Saved entries
----------
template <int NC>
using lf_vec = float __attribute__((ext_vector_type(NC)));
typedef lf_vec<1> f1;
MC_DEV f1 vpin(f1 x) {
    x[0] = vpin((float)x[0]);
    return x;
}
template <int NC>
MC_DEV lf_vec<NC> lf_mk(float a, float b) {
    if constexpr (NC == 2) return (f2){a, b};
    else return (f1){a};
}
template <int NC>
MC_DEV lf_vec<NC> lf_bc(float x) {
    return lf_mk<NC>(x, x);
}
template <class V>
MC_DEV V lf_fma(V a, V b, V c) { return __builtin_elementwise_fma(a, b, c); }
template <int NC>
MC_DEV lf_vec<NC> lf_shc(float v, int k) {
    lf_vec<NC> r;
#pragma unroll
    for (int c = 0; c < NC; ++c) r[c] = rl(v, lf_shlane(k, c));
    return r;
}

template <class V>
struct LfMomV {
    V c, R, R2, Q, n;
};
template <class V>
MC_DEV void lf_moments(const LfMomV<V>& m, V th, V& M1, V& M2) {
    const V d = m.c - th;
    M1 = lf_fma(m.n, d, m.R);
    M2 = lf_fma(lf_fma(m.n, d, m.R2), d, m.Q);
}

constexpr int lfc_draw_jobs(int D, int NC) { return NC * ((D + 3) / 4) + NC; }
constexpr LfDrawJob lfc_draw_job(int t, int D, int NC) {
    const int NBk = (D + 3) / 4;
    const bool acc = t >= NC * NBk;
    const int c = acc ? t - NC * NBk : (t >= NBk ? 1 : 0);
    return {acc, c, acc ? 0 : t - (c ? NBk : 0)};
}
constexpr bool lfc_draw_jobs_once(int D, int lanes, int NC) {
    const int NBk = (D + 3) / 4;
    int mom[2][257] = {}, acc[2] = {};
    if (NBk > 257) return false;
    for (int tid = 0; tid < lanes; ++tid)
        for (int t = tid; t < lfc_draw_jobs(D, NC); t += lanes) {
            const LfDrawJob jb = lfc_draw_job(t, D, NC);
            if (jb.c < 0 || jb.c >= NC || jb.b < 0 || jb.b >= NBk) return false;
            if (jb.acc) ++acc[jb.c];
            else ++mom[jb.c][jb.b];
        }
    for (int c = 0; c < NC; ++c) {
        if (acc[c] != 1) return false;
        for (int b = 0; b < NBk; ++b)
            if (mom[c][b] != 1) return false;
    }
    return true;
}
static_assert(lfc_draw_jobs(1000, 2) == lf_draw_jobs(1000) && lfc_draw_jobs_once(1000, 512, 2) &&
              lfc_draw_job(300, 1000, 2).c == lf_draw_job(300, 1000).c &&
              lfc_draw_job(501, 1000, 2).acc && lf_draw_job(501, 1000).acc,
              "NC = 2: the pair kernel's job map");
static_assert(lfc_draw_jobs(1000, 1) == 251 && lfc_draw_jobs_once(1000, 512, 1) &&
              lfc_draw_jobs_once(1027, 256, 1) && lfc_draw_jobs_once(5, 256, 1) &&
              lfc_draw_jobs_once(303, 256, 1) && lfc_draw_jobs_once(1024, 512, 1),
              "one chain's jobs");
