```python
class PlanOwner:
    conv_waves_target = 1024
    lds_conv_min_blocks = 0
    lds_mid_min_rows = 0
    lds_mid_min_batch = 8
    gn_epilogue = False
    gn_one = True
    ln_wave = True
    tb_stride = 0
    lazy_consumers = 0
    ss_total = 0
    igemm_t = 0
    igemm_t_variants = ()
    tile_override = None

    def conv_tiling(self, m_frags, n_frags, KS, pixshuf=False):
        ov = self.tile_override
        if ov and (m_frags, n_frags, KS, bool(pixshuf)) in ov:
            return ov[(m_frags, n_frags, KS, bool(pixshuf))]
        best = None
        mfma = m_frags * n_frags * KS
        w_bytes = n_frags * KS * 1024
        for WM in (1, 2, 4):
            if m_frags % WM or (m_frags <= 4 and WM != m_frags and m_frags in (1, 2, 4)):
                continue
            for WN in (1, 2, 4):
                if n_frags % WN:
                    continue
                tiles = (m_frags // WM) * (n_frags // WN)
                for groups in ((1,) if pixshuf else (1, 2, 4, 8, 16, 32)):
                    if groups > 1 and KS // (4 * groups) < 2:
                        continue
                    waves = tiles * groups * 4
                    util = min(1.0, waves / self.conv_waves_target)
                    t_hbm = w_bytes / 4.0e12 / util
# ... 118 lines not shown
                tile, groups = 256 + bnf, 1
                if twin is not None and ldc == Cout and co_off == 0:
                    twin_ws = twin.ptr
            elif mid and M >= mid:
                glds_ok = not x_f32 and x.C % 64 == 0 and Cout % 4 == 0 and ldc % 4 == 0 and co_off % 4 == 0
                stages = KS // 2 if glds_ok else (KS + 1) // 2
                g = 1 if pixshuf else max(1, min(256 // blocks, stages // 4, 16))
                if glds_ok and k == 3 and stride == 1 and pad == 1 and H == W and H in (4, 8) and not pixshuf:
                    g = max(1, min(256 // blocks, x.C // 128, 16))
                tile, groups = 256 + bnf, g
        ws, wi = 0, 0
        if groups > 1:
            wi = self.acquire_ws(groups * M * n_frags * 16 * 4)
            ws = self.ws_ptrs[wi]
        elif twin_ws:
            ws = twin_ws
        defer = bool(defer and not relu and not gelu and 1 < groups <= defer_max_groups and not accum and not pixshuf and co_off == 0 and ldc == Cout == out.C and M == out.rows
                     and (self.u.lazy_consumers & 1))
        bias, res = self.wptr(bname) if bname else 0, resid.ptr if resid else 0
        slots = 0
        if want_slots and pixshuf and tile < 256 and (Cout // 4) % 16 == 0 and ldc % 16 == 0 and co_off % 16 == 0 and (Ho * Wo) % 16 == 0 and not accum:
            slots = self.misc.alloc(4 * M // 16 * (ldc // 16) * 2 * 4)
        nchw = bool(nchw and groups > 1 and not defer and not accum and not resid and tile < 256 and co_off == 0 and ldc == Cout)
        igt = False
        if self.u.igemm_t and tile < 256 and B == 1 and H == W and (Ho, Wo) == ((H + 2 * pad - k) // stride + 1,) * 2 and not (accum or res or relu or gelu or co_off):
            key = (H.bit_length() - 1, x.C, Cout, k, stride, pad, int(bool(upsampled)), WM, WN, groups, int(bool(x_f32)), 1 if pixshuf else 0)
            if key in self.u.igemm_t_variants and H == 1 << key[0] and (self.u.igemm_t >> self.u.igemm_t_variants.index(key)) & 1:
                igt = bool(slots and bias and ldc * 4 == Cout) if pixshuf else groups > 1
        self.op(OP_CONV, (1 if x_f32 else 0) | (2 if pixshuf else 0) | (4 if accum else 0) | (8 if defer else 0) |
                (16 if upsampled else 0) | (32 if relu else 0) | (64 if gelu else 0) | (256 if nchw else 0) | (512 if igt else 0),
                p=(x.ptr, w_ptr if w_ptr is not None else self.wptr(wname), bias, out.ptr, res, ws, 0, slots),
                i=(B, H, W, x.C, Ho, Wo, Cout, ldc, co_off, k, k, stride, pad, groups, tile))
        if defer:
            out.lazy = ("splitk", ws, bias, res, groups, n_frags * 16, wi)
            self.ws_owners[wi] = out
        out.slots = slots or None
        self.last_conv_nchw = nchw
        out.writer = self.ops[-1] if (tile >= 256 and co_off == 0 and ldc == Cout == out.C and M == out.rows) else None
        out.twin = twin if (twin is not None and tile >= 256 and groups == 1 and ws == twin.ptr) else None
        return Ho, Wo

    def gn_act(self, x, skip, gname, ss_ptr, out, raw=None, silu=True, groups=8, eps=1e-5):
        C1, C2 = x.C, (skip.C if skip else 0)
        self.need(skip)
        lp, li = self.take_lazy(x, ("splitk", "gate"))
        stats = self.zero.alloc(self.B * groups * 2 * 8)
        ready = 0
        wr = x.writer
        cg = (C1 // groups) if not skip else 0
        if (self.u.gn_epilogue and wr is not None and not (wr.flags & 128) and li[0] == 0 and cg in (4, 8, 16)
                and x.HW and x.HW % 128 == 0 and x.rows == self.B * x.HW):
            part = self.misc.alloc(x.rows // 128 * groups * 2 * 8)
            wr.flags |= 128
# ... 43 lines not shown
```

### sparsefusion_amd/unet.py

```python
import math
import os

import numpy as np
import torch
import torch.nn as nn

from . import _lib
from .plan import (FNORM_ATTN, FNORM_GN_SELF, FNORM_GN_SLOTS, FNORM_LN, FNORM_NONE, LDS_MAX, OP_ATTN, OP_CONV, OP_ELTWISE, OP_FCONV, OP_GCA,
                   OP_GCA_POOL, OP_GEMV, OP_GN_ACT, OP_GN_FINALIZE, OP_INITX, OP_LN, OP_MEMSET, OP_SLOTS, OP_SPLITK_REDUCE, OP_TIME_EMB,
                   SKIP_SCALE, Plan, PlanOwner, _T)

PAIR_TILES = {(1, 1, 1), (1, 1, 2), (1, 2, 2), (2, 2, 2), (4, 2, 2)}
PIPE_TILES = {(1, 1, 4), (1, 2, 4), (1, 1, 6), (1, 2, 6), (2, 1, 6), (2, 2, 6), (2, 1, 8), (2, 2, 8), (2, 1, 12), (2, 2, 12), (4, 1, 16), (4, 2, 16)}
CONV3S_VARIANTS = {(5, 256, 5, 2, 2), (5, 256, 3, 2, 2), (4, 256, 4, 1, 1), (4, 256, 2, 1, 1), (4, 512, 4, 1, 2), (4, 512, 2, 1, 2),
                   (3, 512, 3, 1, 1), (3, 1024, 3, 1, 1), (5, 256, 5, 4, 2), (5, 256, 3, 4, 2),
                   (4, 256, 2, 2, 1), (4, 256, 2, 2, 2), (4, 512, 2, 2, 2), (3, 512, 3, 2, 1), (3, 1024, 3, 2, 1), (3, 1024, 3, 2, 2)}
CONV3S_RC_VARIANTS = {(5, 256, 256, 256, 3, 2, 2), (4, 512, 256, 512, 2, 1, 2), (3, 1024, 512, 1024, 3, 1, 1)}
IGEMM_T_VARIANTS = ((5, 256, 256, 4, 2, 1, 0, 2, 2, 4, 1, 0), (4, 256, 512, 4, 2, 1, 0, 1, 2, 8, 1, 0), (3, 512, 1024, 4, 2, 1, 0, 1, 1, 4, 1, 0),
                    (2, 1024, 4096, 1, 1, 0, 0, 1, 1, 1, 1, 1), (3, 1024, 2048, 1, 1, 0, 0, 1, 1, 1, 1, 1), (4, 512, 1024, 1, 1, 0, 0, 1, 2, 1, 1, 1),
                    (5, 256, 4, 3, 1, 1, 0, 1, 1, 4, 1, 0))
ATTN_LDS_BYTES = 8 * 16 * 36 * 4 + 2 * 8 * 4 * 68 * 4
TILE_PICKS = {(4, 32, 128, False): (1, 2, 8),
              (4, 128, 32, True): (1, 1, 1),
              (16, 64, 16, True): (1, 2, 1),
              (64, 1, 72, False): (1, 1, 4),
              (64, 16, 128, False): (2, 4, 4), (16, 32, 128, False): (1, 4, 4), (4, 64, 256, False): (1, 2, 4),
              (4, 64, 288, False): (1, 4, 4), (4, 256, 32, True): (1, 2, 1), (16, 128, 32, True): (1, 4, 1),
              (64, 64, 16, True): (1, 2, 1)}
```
----------
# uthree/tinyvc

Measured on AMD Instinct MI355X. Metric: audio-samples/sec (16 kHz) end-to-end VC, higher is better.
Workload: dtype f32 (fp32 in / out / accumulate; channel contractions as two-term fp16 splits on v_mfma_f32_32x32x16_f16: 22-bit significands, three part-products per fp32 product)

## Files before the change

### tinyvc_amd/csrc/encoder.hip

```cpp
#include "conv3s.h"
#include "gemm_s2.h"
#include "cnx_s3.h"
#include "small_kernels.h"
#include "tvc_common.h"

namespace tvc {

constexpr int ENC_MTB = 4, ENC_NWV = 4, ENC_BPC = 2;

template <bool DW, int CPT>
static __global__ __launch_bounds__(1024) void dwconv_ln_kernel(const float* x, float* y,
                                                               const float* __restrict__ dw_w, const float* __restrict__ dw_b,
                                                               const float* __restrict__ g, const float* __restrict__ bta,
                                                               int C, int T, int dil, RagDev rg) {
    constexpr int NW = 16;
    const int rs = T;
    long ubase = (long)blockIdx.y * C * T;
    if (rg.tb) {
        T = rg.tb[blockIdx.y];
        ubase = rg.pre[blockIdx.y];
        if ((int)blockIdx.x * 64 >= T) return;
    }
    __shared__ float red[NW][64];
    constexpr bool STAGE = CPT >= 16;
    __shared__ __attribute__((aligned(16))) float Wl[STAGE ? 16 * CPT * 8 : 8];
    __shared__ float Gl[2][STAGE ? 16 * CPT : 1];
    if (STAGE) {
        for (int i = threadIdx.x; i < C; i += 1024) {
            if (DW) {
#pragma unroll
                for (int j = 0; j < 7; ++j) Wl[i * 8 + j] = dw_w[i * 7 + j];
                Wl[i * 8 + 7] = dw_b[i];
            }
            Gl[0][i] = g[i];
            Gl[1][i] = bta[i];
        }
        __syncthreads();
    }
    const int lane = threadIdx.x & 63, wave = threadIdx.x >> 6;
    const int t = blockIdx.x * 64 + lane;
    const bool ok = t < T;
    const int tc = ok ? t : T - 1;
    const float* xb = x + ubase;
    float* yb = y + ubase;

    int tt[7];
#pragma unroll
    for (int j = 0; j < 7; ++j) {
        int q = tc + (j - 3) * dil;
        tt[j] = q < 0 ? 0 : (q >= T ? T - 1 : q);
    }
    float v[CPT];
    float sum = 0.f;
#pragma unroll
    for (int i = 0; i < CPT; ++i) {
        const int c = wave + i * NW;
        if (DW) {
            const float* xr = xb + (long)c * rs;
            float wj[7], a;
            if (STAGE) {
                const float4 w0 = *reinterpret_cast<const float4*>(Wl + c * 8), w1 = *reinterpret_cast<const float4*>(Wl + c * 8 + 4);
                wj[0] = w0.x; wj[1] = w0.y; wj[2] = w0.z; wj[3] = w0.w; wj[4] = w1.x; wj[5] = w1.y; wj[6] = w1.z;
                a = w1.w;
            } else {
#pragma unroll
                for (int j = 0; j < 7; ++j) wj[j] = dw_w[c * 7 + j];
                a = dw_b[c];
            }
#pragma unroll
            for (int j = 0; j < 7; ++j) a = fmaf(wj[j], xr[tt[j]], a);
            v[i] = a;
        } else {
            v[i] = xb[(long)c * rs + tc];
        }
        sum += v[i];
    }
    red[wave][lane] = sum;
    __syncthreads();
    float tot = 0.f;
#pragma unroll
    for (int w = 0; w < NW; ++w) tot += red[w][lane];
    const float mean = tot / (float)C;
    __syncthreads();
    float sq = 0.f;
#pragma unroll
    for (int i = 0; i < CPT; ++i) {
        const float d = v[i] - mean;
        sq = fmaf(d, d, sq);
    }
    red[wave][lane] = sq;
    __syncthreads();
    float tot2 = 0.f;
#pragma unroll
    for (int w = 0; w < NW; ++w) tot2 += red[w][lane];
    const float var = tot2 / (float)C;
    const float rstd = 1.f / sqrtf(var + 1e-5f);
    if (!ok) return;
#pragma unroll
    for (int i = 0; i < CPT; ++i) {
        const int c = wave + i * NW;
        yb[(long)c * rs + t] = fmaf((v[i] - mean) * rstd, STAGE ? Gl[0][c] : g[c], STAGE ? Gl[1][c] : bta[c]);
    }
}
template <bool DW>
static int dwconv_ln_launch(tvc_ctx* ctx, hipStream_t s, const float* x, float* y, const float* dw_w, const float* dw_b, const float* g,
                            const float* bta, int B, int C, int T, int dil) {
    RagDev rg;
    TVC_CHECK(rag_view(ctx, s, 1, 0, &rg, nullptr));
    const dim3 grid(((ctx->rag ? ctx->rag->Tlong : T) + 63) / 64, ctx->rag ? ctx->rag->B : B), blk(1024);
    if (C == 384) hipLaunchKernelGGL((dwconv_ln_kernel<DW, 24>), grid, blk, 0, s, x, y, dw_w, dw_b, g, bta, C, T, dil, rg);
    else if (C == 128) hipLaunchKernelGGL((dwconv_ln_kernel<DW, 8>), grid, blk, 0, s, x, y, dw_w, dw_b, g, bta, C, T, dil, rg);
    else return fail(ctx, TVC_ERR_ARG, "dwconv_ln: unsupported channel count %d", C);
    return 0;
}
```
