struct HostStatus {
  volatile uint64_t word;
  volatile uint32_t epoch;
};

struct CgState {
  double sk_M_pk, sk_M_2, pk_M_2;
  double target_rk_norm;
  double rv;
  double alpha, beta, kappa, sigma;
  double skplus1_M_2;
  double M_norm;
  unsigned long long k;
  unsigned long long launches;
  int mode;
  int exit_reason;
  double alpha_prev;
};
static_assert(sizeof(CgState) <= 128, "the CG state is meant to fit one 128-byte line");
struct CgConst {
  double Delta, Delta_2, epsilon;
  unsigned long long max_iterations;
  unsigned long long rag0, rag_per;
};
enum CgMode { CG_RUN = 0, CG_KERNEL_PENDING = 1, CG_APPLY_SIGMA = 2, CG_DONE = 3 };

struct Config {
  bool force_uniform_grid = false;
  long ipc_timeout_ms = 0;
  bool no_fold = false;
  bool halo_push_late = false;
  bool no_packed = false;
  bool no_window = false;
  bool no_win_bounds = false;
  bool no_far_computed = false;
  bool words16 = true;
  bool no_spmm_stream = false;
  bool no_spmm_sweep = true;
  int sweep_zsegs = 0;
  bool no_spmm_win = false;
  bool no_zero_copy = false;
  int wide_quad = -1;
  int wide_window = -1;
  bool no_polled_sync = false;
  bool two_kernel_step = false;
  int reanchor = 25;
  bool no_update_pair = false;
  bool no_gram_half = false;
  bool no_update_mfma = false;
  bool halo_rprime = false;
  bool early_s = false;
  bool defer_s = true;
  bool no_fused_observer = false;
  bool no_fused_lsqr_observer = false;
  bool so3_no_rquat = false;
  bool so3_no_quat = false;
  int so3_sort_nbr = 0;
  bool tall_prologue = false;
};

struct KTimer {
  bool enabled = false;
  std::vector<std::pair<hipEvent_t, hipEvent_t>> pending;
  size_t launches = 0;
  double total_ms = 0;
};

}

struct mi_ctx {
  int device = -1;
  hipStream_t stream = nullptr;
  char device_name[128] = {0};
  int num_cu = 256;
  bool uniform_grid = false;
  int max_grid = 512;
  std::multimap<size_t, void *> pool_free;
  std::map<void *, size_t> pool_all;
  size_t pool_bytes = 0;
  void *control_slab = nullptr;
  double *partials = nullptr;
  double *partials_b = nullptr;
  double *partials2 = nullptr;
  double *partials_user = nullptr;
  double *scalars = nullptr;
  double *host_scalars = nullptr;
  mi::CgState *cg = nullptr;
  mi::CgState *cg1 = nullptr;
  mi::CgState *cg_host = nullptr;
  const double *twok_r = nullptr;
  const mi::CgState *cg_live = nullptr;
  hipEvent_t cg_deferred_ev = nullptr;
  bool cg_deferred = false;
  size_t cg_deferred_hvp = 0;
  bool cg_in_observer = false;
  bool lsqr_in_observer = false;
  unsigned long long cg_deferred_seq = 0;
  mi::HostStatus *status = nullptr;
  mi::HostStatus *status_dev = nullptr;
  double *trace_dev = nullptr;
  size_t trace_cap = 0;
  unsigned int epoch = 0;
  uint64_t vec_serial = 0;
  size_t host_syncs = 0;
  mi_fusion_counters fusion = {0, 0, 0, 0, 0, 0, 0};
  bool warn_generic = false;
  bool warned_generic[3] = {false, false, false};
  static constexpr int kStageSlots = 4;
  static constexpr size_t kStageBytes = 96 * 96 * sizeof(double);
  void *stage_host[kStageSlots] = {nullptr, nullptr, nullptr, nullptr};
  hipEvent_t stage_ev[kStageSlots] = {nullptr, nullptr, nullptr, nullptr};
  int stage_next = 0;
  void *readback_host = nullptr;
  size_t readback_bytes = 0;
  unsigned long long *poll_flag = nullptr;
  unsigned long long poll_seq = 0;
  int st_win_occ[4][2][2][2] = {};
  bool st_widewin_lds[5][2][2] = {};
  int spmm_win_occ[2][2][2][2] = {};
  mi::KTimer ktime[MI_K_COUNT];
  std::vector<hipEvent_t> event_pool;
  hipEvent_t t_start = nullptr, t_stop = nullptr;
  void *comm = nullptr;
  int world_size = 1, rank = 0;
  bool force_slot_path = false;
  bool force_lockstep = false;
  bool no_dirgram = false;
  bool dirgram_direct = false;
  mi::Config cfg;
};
----------
Exercise instructions. Take the line above containing "double alpha, beta, kappa, sigma;", the line containing "bool two_kernel_step = false;", and all lines in between, and copy them exactly without anything else.

Solution for this problem.
  double alpha, beta, kappa, sigma;
  double skplus1_M_2;
  double M_norm;
  unsigned long long k;
  unsigned long long launches;
  int mode;
  int exit_reason;
  double alpha_prev;
};
static_assert(sizeof(CgState) <= 128, "the CG state is meant to fit one 128-byte line");
struct CgConst {
  double Delta, Delta_2, epsilon;
  unsigned long long max_iterations;
  unsigned long long rag0, rag_per;
};
enum CgMode { CG_RUN = 0, CG_KERNEL_PENDING = 1, CG_APPLY_SIGMA = 2, CG_DONE = 3 };

struct Config {
  bool force_uniform_grid = false;
  long ipc_timeout_ms = 0;
  bool no_fold = false;
  bool halo_push_late = false;
  bool no_packed = false;
  bool no_window = false;
  bool no_win_bounds = false;
  bool no_far_computed = false;
  bool words16 = true;
  bool no_spmm_stream = false;
  bool no_spmm_sweep = true;
  int sweep_zsegs = 0;
  bool no_spmm_win = false;
  bool no_zero_copy = false;
  int wide_quad = -1;
  int wide_window = -1;
  bool no_polled_sync = false;
  bool two_kernel_step = false;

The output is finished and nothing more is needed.